Latest revision as of 09:58, 14 April 2024

Caltech 101 is a data set of digital images created in September 2003 and compiled by Fei-Fei Li, Marco Andreetto, Marc 'Aurelio Ranzato and Pietro Perona at the California Institute of Technology. It is intended to facilitate computer vision research and techniques and is most applicable to techniques involving image recognition classification and categorization. Caltech 101 contains a total of 9,146 images, split between 101 distinct object categories (faces, watches, ants, pianos, etc.) and a background category. Provided with the images are a set of annotations describing the outlines of each image, along with a Matlab script for viewing.

Purpose

[edit]

Most computer vision and machine learning algorithms function by training on example inputs. They require a large and varied set of training data to work effectively. For example, the real-time face detection method used by Paul Viola and Michael J. Jones was trained on 4,916 hand-labeled faces.[1]

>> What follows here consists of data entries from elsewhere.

class PtError(RuntimeError):
# ... 115 lines not shown
    "pt_filter_opts_default": (None, [_vp]),
    "pt_filter_create": (ctypes.c_int, [ctypes.c_int, ctypes.c_int, _vp, ctypes.POINTER(_vp)]),
    "pt_filter_destroy": (ctypes.c_int, [_vp]),
    "pt_filter_reserve_frames": (ctypes.c_int, [_vp, ctypes.c_int]),
    "pt_filter_workspace_bytes": (ctypes.c_int, [_vp, ctypes.POINTER(ctypes.c_uint64)]),
    "pt_filter_enqueue": (ctypes.c_int, [_vp, _vp, _vp, ctypes.c_int, _vp, _vp]),
    "pt_filter_run": (ctypes.c_int, [_vp, _vp, _vp, ctypes.c_int, _vp, _fp]),
    "pt_filter_enqueue_frames": (ctypes.c_int, [_vp, ctypes.c_int, _vp, ctypes.c_size_t, _vp, ctypes.c_size_t, ctypes.c_int, _vp]),
    "pt_filter_run_frames": (ctypes.c_int, [_vp, ctypes.c_int, _vp, ctypes.c_size_t, _vp, ctypes.c_size_t, ctypes.c_int, _fp]),
    "pt_progressive_create": (ctypes.c_int, [_vp, ctypes.POINTER(_vp)]),
    "pt_progressive_reset": (ctypes.c_int, [_vp]),
    "pt_progressive_enqueue": (ctypes.c_int, [_vp, ctypes.c_int, _vp, _vp, ctypes.c_int, _fp, _fp, _vp]),
    "pt_progressive_render": (ctypes.c_int, [_vp, ctypes.c_int, _vp, _vp, ctypes.c_int, _fp, _fp, _fp]),
    "pt_progressive_samples": (ctypes.c_int, [_vp, ctypes.POINTER(ctypes.c_int64)]),
    "pt_progressive_variant": (ctypes.c_int, [_vp, ctypes.c_int, ctypes.POINTER(ctypes.c_int)]),
    "pt_progressive_destroy": (ctypes.c_int, [_vp]),
    "pt_progressive_set_adaptive": (ctypes.c_int, [_vp, _vp]),
    "pt_progressive_active": (ctypes.c_int, [_vp, ctypes.POINTER(ctypes.c_int64)]),
    "pt_progressive_counts": (ctypes.c_int, [_vp, _vp, _vp]),
}
LAB_ABI = {
    "pt_debug_unary_map": (ctypes.c_int, [ctypes.c_int, _vp, _vp, ctypes.c_size_t]),
    "pt_debug_unary_compare": (ctypes.c_int, [ctypes.c_int, ctypes.c_int, ctypes.c_uint32, ctypes.c_uint64,
                                              ctypes.POINTER(ctypes.c_uint64), ctypes.POINTER(ctypes.c_uint32)]),
    "pt_debug_div_compare": (ctypes.c_int, [ctypes.c_uint32, ctypes.c_uint32, ctypes.c_uint32, ctypes.c_uint64,
                                            ctypes.POINTER(ctypes.c_uint64), ctypes.POINTER(ctypes.c_uint32),
                                            ctypes.POINTER(ctypes.c_uint32)]),
    "pt_debug_grid_header": (ctypes.c_int, [_vp, ctypes.c_int, ctypes.POINTER(ctypes.c_uint32)]),
    "pt_debug_grid_image": (ctypes.c_int, [_vp, ctypes.c_int, _fp, ctypes.c_int, ctypes.POINTER(ctypes.c_uint32), ctypes.c_size_t,
                                           ctypes.POINTER(ctypes.c_uint64)]),
    "pt_debug_policy_ms": (ctypes.c_int, [ctypes.c_int, ctypes.c_int, ctypes.c_double, ctypes.c_int, ctypes.c_int, ctypes.POINTER(ctypes.c_double)]),
    "pt_debug_policy_choice": (ctypes.c_int, [ctypes.c_int, ctypes.c_double, ctypes.c_int, ctypes.c_int, ctypes.c_int, ctypes.c_int, ctypes.POINTER(ctypes.c_int)]),
    "pt_debug_renderer_batch_launches": (ctypes.c_int, [_vp, ctypes.POINTER(ctypes.c_uint32)]),
    "pt_debug_denoiser_layer_info": (ctypes.c_int, [_vp, ctypes.c_int, ctypes.POINTER(ctypes.c_int), ctypes.POINTER(ctypes.c_int),
                                                    ctypes.c_char_p, ctypes.c_size_t]),
    "pt_debug_denoiser_activation": (ctypes.c_int, [_vp, ctypes.c_int, _vp, ctypes.c_size_t]),
    "pt_debug_denoiser_set_activation": (ctypes.c_int, [_vp, ctypes.c_int, _vp, ctypes.c_size_t]),
    "pt_debug_denoiser_conv_info": (ctypes.c_int, [_vp, ctypes.c_int, ctypes.POINTER(ctypes.c_int), ctypes.POINTER(ctypes.c_int),
                                                   ctypes.c_char_p, ctypes.c_size_t]),
    "pt_debug_denoiser_run_conv": (ctypes.c_int, [_vp, ctypes.c_int, _vp]),
    "pt_debug_denoiser_memory": (ctypes.c_int, [_vp, ctypes.c_int, ctypes.POINTER(ctypes.c_uint64)]),
    "pt_debug_denoiser_last_enqueue": (ctypes.c_int, [_vp, ctypes.POINTER(ctypes.c_int), ctypes.POINTER(ctypes.c_int)]),
    "pt_debug_denoiser_conv_plan": (ctypes.c_int, [_vp, ctypes.c_int, ctypes.c_int, ctypes.POINTER(ctypes.c_int)]),
    "pt_debug_filter_step": (ctypes.c_int, [_vp, _vp, _vp, ctypes.c_int, _vp, ctypes.c_int]),
    "pt_debug_filter_tiled": (ctypes.c_int, [_vp, ctypes.c_int]),
    "pt_debug_progressive_set_samples": (ctypes.c_int, [_vp, ctypes.c_int64]),
    "pt_debug_progressive_record": (ctypes.c_int, [_vp, _vp]),
    "pt_debug_progressive_set_active": (ctypes.c_int, [_vp, _vp]),
}

FN_INV_SQRT_LITERAL, FN_INV_SQRT_FAST, FN_SQRT_LITERAL, FN_SQRT_FAST, FN_SIN, FN_COS, FN_UNIFORM = range(7)
FN_ONEMINUS_LITERAL, FN_ONEMINUS_FAST, FN_ONEMINUS_F32, FN_ONEMINUS_F32_FLAG, FN_ZERO = 7, 8, 9, 10, 11
FN_UNIFORM_LITERAL = 12
FN_SIN_LITERAL, FN_COS_LITERAL = 13, 14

Cropping, re-sizing and hand-marking points of interest is tedious and time-consuming.

Historically, most data sets used in computer vision research have been tailored to the specific needs of the project being worked on. A large problem in comparing computer vision techniques is the fact that most groups use their own data sets. Each set may have different properties that make reported results from different methods harder to compare directly. For example, differences in image size, image quality, relative location of objects within the images and level of occlusion and clutter present can lead to varying results.[2]

The Caltech 101 data set aims at alleviating many of these common problems.

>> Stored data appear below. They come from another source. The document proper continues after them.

@@ -177,44 +273,12 @@
         mbar_arrive(&sm.v_empty[k % VST]);
       }
       if ((c + 1) % C::FLUSH == 0 && c + 1 < nch && !FFP_DBG(ar, 4)) {
-#pragma unroll
-        for (int sp = 0; sp < SPW; ++sp)
-#pragma unroll
-          for (int xx = 0; xx < XW; ++xx)
-#pragma unroll
-            for (int q = 0; q < 5; ++q) {
-              double* a = sl + (size_t)((sp * XW + xx) * 5 + q) * C::NTP;
-              if (flushed) atomicAdd(a, s2[sp][xx][q]);
-              else __stcg(a, s2[sp][xx][q]);
-              s2[sp][xx][q] = 0.0;
-            }
+        flush_sums<C>(s2, sl, flushed);
         flushed = true;
       }
     }
     g += (uint32_t)nch;
-    if (flushed) __threadfence();
-#pragma unroll
-    for (int sp = 0; sp < SPW; ++sp)
-#pragma unroll
-      for (int xx = 0; xx < XW; ++xx)
-#pragma unroll
-        for (int q = 0; q < 5; ++q) {
-          double v = s2[sp][xx][q];
-          if (flushed) v += __ldcg(sl + (size_t)((sp * XW + xx) * 5 + q) * C::NTP);
-          v += __shfl_xor_sync(0xffffffffu, v, 1);
-          v += __shfl_xor_sync(0xffffffffu, v, 2);
-          s2[sp][xx][q] = v;
-        }
-    double* redA = sm.red + C::WMW * C::KF * 3;
-    if (bk == 0 && pw < C::NACTIVE) {
-#pragma unroll
-      for (int sp = 0; sp < SPW; ++sp)
-#pragma unroll
-        for (int xx = 0; xx < XW; ++xx)
-#pragma unroll
-          for (int q = 0; q < 5; ++q)
-            redA[((bsplit + sp) * C::KF + 8 * (bx0 + xx) + bf8) * 5 + q] = s2[sp][xx][q];
-    }
+    publish_sums<C>(sm, s2, sl, flushed, bsplit, bx0, lane, pw < C::NACTIVE);
     __syncthreads();
     __syncthreads();
   }
@@ -242,6 +306,91 @@
       out.put(k, p, f, F, fq, m00, m01, m11, acc[r][q][e], acc[r][q][2 + e]);
     }
   }
+}
+
+template <class C, SweepMode MODE, bool ECORR>
+__device__ __forceinline__ void sweep_epilogue(const SweepArgs& ar, SweepSmem<C>& sm, SweepAcc<C>& acc,
+                                               EpochSums<C>& es, const double* sl, bool flushed, const PulsarMeta& pm,
+                                               int p, int64_t f0, int wm, int wn, int lane) {
+  constexpr int NMBW = C::NMBW, NMT = C::NNB / 2;
+  const bool slot_warp = ECORR && wm == C::WMW - 1;
+  if (flushed) {
+    __threadfence();
+#pragma unroll
+    for (int r = 0; r < NMBW; ++r)
+#pragma unroll
+      for (int q = 0; q < NMT; ++q)
+#pragma unroll
+        for (int e = 0; e < 4; ++e)
+          if (!(ECORR && r == NMBW - 1 && slot_warp)) acc[r][q][e] += __ldcg(sl + (size_t)((r * NMT + q) * 4 + e) * C::NTC);
+    if (ECORR && slot_warp) {
+#pragma unroll
+      for (int q = 0; q < NMT; ++q)
+#pragma unroll
+        for (int e = 0; e < 6; ++e) es[q][e / 3][e % 3] += __ldcg(sl + (size_t)(C::NACC + q * 6 + e) * C::NTC);
+    }
+  }
+  const int mfix = pm.mfix;
+  double* redB = sm.red;
+#pragma unroll
+  for (int q = 0; q < NMT; ++q) {
+    double ps[2][3] = {{0, 0, 0}, {0, 0, 0}};
+#pragma unroll
+    for (int r = 0; r < NMBW; ++r)
+#pragma unroll
+    for (int e = 0; e < 2; ++e) {
+      const int j = 8 * (wm * NMBW + r) + 2 * (lane & 3) + e;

  • The images are cropped and re-sized.
  • Many categories are represented, which suits both single and multiple class recognition algorithms.
  • Detailed object outlines are marked.
  • Available for general use, Caltech 101 acts as a common standard by which to compare different algorithms without bias due to different data sets.

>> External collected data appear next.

# nianticlabs/mickey

Hardware: NVIDIA H100
Metric: image-pairs/sec @720x540 (higher is better)
Workload: dtype f16 operands / f32 accumulate (tensor core), f32 matcher+solver

## Files before the change

mickey_b200/csrc/attention_tc.cu:

```cuda
#include "gemm_tc.cuh"
#include "ops.h"
#include "gemm.h"
#include <algorithm>
#include <cstdlib>
#include <cstring>

namespace mk {

constexpr int FA_BQ = 192, FA_BK = 128, FA_D = 64, FA_KV_STAGES = 4;
constexpr int FA_CONSUMERS = 3, FA_THREADS = 128 * (FA_CONSUMERS + 1), FA_WARP_TMA = 4 * FA_CONSUMERS;
constexpr int FA_REGS_PRODUCER = 32, FA_REGS_CONSUMER = 160;
static_assert(FA_REGS_PRODUCER * 128 + FA_REGS_CONSUMER * 128 * FA_CONSUMERS <= 65536, "attention: register budget");
constexpr int FA_Q_BYTES = FA_BQ * 128;
constexpr int FA_KV_BYTES = FA_BK * 128;
constexpr int FA_O_BYTES = 64 * 128;
constexpr int FA_REGION = 2 * FA_Q_BYTES + 2 * FA_KV_STAGES * FA_KV_BYTES + FA_CONSUMERS * FA_O_BYTES;
constexpr int FA_SMEM = FA_REGION + 1024 + 256;
static_assert(FA_SMEM <= 227 * 1024, "attention: shared memory");

__device__ __forceinline__ float ex2_approx(float x) {
  float y;
  asm("ex2.approx.ftz.f32 %0, %1;" : "=f"(y) : "f"(x));
  return y;
}

__device__ __forceinline__ void wgmma_m64n64k16_rs_tb(float (&d)[32], const uint32_t (&a)[4], uint64_t desc_b) {
  asm volatile(
      "{\n\t.reg .pred p;\n\tsetp.ne.b32 p, %37, 0;\n\t"
      "wgmma.mma_async.sync.aligned.m64n64k16.f32.f16.f16 "
      "{%0, %1, %2, %3, %4, %5, %6, %7, %8, %9, %10, %11, %12, %13, %14, %15, %16, %17, %18, %19, %20, %21, %22, %23, %24, %25, %26, %27, %28, %29, %30, %31}, {%32, %33, %34, %35}, %36, p, 1, 1, 1;\n\t}"
      : "+f"(d[0]), "+f"(d[1]), "+f"(d[2]), "+f"(d[3]), "+f"(d[4]), "+f"(d[5]), "+f"(d[6]), "+f"(d[7]), "+f"(d[8]), "+f"(d[9]), "+f"(d[10]), "+f"(d[11]), "+f"(d[12]), "+f"(d[13]), "+f"(d[14]), "+f"(d[15]), "+f"(d[16]), "+f"(d[17]), "+f"(d[18]), "+f"(d[19]), "+f"(d[20]), "+f"(d[21]), "+f"(d[22]), "+f"(d[23]), "+f"(d[24]), "+f"(d[25]), "+f"(d[26]), "+f"(d[27]), "+f"(d[28]), "+f"(d[29]), "+f"(d[30]), "+f"(d[31])
      : "r"(a[0]), "r"(a[1]), "r"(a[2]), "r"(a[3]), "l"(desc_b), "r"(1u));
}

__device__ __forceinline__ void warpgroup_sync(int wg) { asm volatile("bar.sync %0, 128;" ::"r"(2 + wg) : "memory"); }

struct AttnTile { int qt, head, im; };
__device__ __forceinline__ AttnTile attn_tile(int t, int q_tiles, int heads) {
  const int bh = t / q_tiles;
  return {t - bh * q_tiles, bh % heads, bh / heads};
}

__device__ __forceinline__ void softmax_tile(float (&s)[64], uint32_t (&p)[8][4], float (&m_run)[2], float (&l_run)[2],
                                             float (&alpha)[2], float scale_log2, int valid, int lane) {
  if (valid < FA_BK) {
#pragma unroll
    for (int i = 0; i < 64; ++i) {
      const int col = 8 * (i >> 2) + 2 * (lane & 3) + (i & 1);
      if (col >= valid) s[i] = -INFINITY;
    }
  }
#pragma unroll
  for (int h = 0; h < 2; ++h) {
    float mx = -INFINITY;
#pragma unroll
    for (int c = 0; c < 16; ++c) mx = fmaxf(mx, fmaxf(s[4 * c + 2 * h], s[4 * c + 2 * h + 1]));
    mx = fmaxf(mx, __shfl_xor_sync(0xffffffffu, mx, 1));
    mx = fmaxf(mx, __shfl_xor_sync(0xffffffffu, mx, 2));
    const float m_new = fmaxf(m_run[h], mx * scale_log2);
    alpha[h] = ex2_approx(m_run[h] - m_new);
    m_run[h] = m_new;
    float sum = 0.f;
#pragma unroll
    for (int c = 0; c < 16; ++c) {
      const float p0 = ex2_approx(fmaf(s[4 * c + 2 * h], scale_log2, -m_new));
      const float p1 = ex2_approx(fmaf(s[4 * c + 2 * h + 1], scale_log2, -m_new));
      const __half2 ph = __floats2half2_rn(p0, p1);
      const float2 r = __half22float2(ph);
      p[c >> 1][2 * (c & 1) + h] = *reinterpret_cast<const uint32_t*>(&ph);
      sum += r.x + r.y;
    }
    l_run[h] = l_run[h] * alpha[h] + sum;
  }
}

__global__ void __launch_bounds__(FA_THREADS, 1)
attention_tc_kernel(const __grid_constant__ CUtensorMap tmQ, const __grid_constant__ CUtensorMap tmKV,
                    const __grid_constant__ CUtensorMap tmO, int T, int heads, int q_tiles, int n_tiles_total, float scale_log2) {
  extern __shared__ uint8_t smem_raw[];
  const uint32_t raw = smem_u32(smem_raw);
  const uint32_t base = (raw + 1023u) & ~1023u;
  const uint32_t sQ = base;
  const uint32_t sK = sQ + 2 * FA_Q_BYTES;
  const uint32_t sV = sK + FA_KV_STAGES * FA_KV_BYTES;
  const uint32_t sO = sV + FA_KV_STAGES * FA_KV_BYTES;
  const uint32_t bars = base + FA_REGION;
  const uint32_t k_full = bars, k_empty = k_full + 8 * FA_KV_STAGES, v_full = k_empty + 8 * FA_KV_STAGES,
                 v_empty = v_full + 8 * FA_KV_STAGES, q_full = v_empty + 8 * FA_KV_STAGES, q_empty = q_full + 16;

  const int warp = threadIdx.x >> 5, lane = threadIdx.x & 31;
  const int D = heads * FA_D;
  const int n_kv = (T + FA_BK - 1) / FA_BK;

  if (warp == FA_WARP_TMA && lane == 0) {
    asm volatile("prefetch.tensormap [%0];" ::"l"(&tmQ) : "memory");
    asm volatile("prefetch.tensormap [%0];" ::"l"(&tmKV) : "memory");
    asm volatile("prefetch.tensormap [%0];" ::"l"(&tmO) : "memory");
    for (int s = 0; s < FA_KV_STAGES; ++s) {
      mbar_init(k_full + 8 * s, 1); mbar_init(k_empty + 8 * s, 4 * FA_CONSUMERS);
      mbar_init(v_full + 8 * s, 1); mbar_init(v_empty + 8 * s, 4 * FA_CONSUMERS);
    }
    for (int b = 0; b < 2; ++b) { mbar_init(q_full + 8 * b, 1); mbar_init(q_empty + 8 * b, 4 * FA_CONSUMERS); }
    asm volatile("fence.mbarrier_init.release.cluster;" ::: "memory");
  }
  __syncthreads();
  pdl_wait();

  if (warp >= FA_WARP_TMA) {
    setmaxnreg_dec<FA_REGS_PRODUCER>();
    if (warp == FA_WARP_TMA && elect_one()) {
      int st = 0;
      uint32_t ph = 0;
      int it = 0;
      for (int t = blockIdx.x; t < n_tiles_total; t += gridDim.x, ++it) {
        const AttnTile tile = attn_tile(t, q_tiles, heads);
        const int row_base = tile.im * T;
        const int qb = it & 1;
        mbar_wait(q_empty + 8 * qb, ((it >> 1) & 1) ^ 1);
        mbar_expect_tx(q_full + 8 * qb, FA_Q_BYTES);
        tma_load_2d(sQ + qb * FA_Q_BYTES, &tmQ, q_full + 8 * qb, tile.head * FA_D, row_base + tile.qt * FA_BQ);
        for (int j = 0; j < n_kv; ++j) {
          mbar_wait(k_empty + 8 * st, ph ^ 1);
          mbar_expect_tx(k_full + 8 * st, FA_KV_BYTES);
          tma_load_2d(sK + st * FA_KV_BYTES, &tmKV, k_full + 8 * st, D + tile.head * FA_D, row_base + j * FA_BK);
          mbar_wait(v_empty + 8 * st, ph ^ 1);
          mbar_expect_tx(v_full + 8 * st, FA_KV_BYTES);
          tma_load_2d(sV + st * FA_KV_BYTES, &tmKV, v_full + 8 * st, 2 * D + tile.head * FA_D, row_base + j * FA_BK);
          if (++st == FA_KV_STAGES) { st = 0; ph ^= 1; }
        }
      }
    }
    __syncwarp();
    pdl_trigger();
    return;
  }

  setmaxnreg_inc<FA_REGS_CONSUMER>();
  const int wg = warp >> 2;
  const uint32_t stage_o = sO + wg * FA_O_BYTES;
  int ks = 0, vs = 0;
  uint32_t kph = 0, vph = 0;
  int it = 0;
  for (int t = blockIdx.x; t < n_tiles_total; t += gridDim.x, ++it) {
    const AttnTile tile = attn_tile(t, q_tiles, heads);
    const int qb = it & 1;
    const uint64_t dq = gmma_desc_sw128(sQ + qb * FA_Q_BYTES + wg * (64 * 128));
    float s[64], o[32];
    uint32_t p[8][4];
#pragma unroll
    for (int i = 0; i < 32; ++i) o[i] = 0.f;
    float m_run[2] = {-INFINITY, -INFINITY}, l_run[2] = {0.f, 0.f}, alpha[2];
    mbar_wait(q_full + 8 * qb, (it >> 1) & 1);

    for (int j = 0; j < n_kv; ++j) {
      mbar_wait(k_full + 8 * ks, kph);
      const uint64_t dk = gmma_desc_sw128(sK + ks * FA_KV_BYTES);
      wgmma_fence();
#pragma unroll
      for (int k = 0; k < FA_D / WGMMA_K; ++k) wgmma_m64n128k16(s, dq + (uint64_t)(k * 2), dk + (uint64_t)(k * 2), k > 0 ? 1u : 0u);
      wgmma_commit();
      wgmma_wait<0>();
      reg_fence(s);
      if (lane == 0) mbar_arrive(k_empty + 8 * ks);
      if (++ks == FA_KV_STAGES) { ks = 0; kph ^= 1; }
      softmax_tile(s, p, m_run, l_run, alpha, scale_log2, T - j * FA_BK, lane);
#pragma unroll
      for (int c = 0; c < 8; ++c) {
        o[4 * c] *= alpha[0]; o[4 * c + 1] *= alpha[0];
        o[4 * c + 2] *= alpha[1]; o[4 * c + 3] *= alpha[1];
      }
      mbar_wait(v_full + 8 * vs, vph);
      const uint64_t dv = gmma_desc_sw128(sV + vs * FA_KV_BYTES);
      wgmma_fence();
#pragma unroll
      for (int kk = 0; kk < FA_BK / WGMMA_K; ++kk)
        wgmma_m64n64k16_rs_tb(o, p[kk], dv + (uint64_t)(kk * 128));
      wgmma_commit();
      wgmma_wait<0>();
      reg_fence(o);
      if (lane == 0) mbar_arrive(v_empty + 8 * vs);
      if (++vs == FA_KV_STAGES) { vs = 0; vph ^= 1; }
    }
    if (lane == 0) mbar_arrive(q_empty + 8 * qb);
    if (t + (int)gridDim.x >= n_tiles_total) pdl_trigger();

    const int row0 = tile.qt * FA_BQ + wg * 64;
    if (row0 >= T) continue;
    if (threadIdx.x % 128 == 0) tma_store_wait_read();
    warpgroup_sync(wg);
#pragma unroll
    for (int h = 0; h < 2; ++h) {
      float l = l_run[h];
      l += __shfl_xor_sync(0xffffffffu, l, 1);
      l += __shfl_xor_sync(0xffffffffu, l, 2);
      const float inv = 1.0f / l;
      const int r = (warp & 3) * 16 + (lane >> 2) + 8 * h;
#pragma unroll
      for (int c = 0; c < 8; ++c) {
        const __half2 v = __floats2half2_rn(o[4 * c + 2 * h] * inv, o[4 * c + 2 * h + 1] * inv);
        asm volatile("st.shared.b32 [%0], %1;" ::"r"(stage_o + r * 128 + ((c ^ (r & 7)) << 4) + 4 * (lane & 3)),
                     "r"(*reinterpret_cast<const uint32_t*>(&v)) : "memory");
      }
    }
    fence_async_smem();
    warpgroup_sync(wg);
    if (threadIdx.x % 128 == 0) {
      tma_store_3d(&tmO, stage_o, tile.head * FA_D, row0, tile.im);
      tma_store_commit();
    }
  }
  if (threadIdx.x % 128 == 0) tma_store_wait_all();
}

int attention_tc(const void* qkv, void* out, int n_img, int T, int D, int heads, cudaStream_t s) {
  if (D != heads * FA_D) { set_last_error("attention: head_dim must be 64 (D=%d heads=%d)", D, heads); return MK_ERR_UNSUPPORTED; }
  static unsigned long long attr_mask = 0;
  if (first_use_on_device(attr_mask)) {
    MK_CUDA_CHECK(cudaFuncSetAttribute(attention_tc_kernel, cudaFuncAttributeMaxDynamicSharedMemorySize, FA_SMEM));
  }
  CUtensorMap tmQ, tmKV, tmO;
  int rc = make_tensor_map_f16(&tmQ, qkv, (long long)n_img * T, 3LL * D, 3LL * D, FA_BQ);
  if (!rc) rc = make_tensor_map_f16(&tmKV, qkv, (long long)n_img * T, 3LL * D, 3LL * D, FA_BK);
  if (!rc) rc = make_tensor_map_out_f16(&tmO, out, n_img, T, D, 64);
  if (rc) return rc;
  const int q_tiles = ceil_div(T, FA_BQ);
  const int tiles = q_tiles * heads * n_img;
  const float scale_log2 = 0.125f * 1.4426950408889634f;
  MK_CUDA_CHECK(launch_k(attention_tc_kernel, dim3(std::min(tiles, sm_count())), dim3(FA_THREADS), (size_t)FA_SMEM, s, tmQ, tmKV, tmO,
                         T, heads, q_tiles, tiles, scale_log2));
  return MK_OK;
}

int attention_dispatch(const void* qkv, void* out, int n_img, int T, int D, int heads, int impl, cudaStream_t s) {
  if (impl == 0) {
    static int def = 0;
    if (!def) { const char* e = getenv("MICKEY_ATTN_IMPL"); def = (e && strcmp(e, "mma") == 0) ? 2 : 1; }
    impl = def;
  }
  if (impl != 1 && impl != 2) { set_last_error("attention: unknown impl %d", impl); return MK_ERR_INVALID; }
  return impl == 2 ? attention(qkv, out, n_img, T, D, heads, s) : attention_tc(qkv, out, n_img, T, D, heads, s);
}

}
```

However, a follow-up study demonstrated that tests based on uncontrolled natural images (like the Caltech 101 data set) can be seriously misleading, potentially guiding progress in the wrong direction.[3]

Data set

[edit]

Images

[edit]

The Caltech 101 data set consists of a total of 9,146 images, split between 101 different object categories, as well as an additional background/clutter category.

Each object category contains between 40 and 800 images. Common and popular categories such as faces tend to have a larger number of images than others.

Each image is about 300x200 pixels. Images of oriented objects such as airplanes and motorcycles were mirrored to be left to right aligned and vertically oriented structures such as buildings were rotated to be off axis.

Annotations

[edit]

A set of annotations is provided for each image. Each set of annotations contains two pieces of information: the general bounding box in which the object is located and a detailed human-specified outline enclosing the object.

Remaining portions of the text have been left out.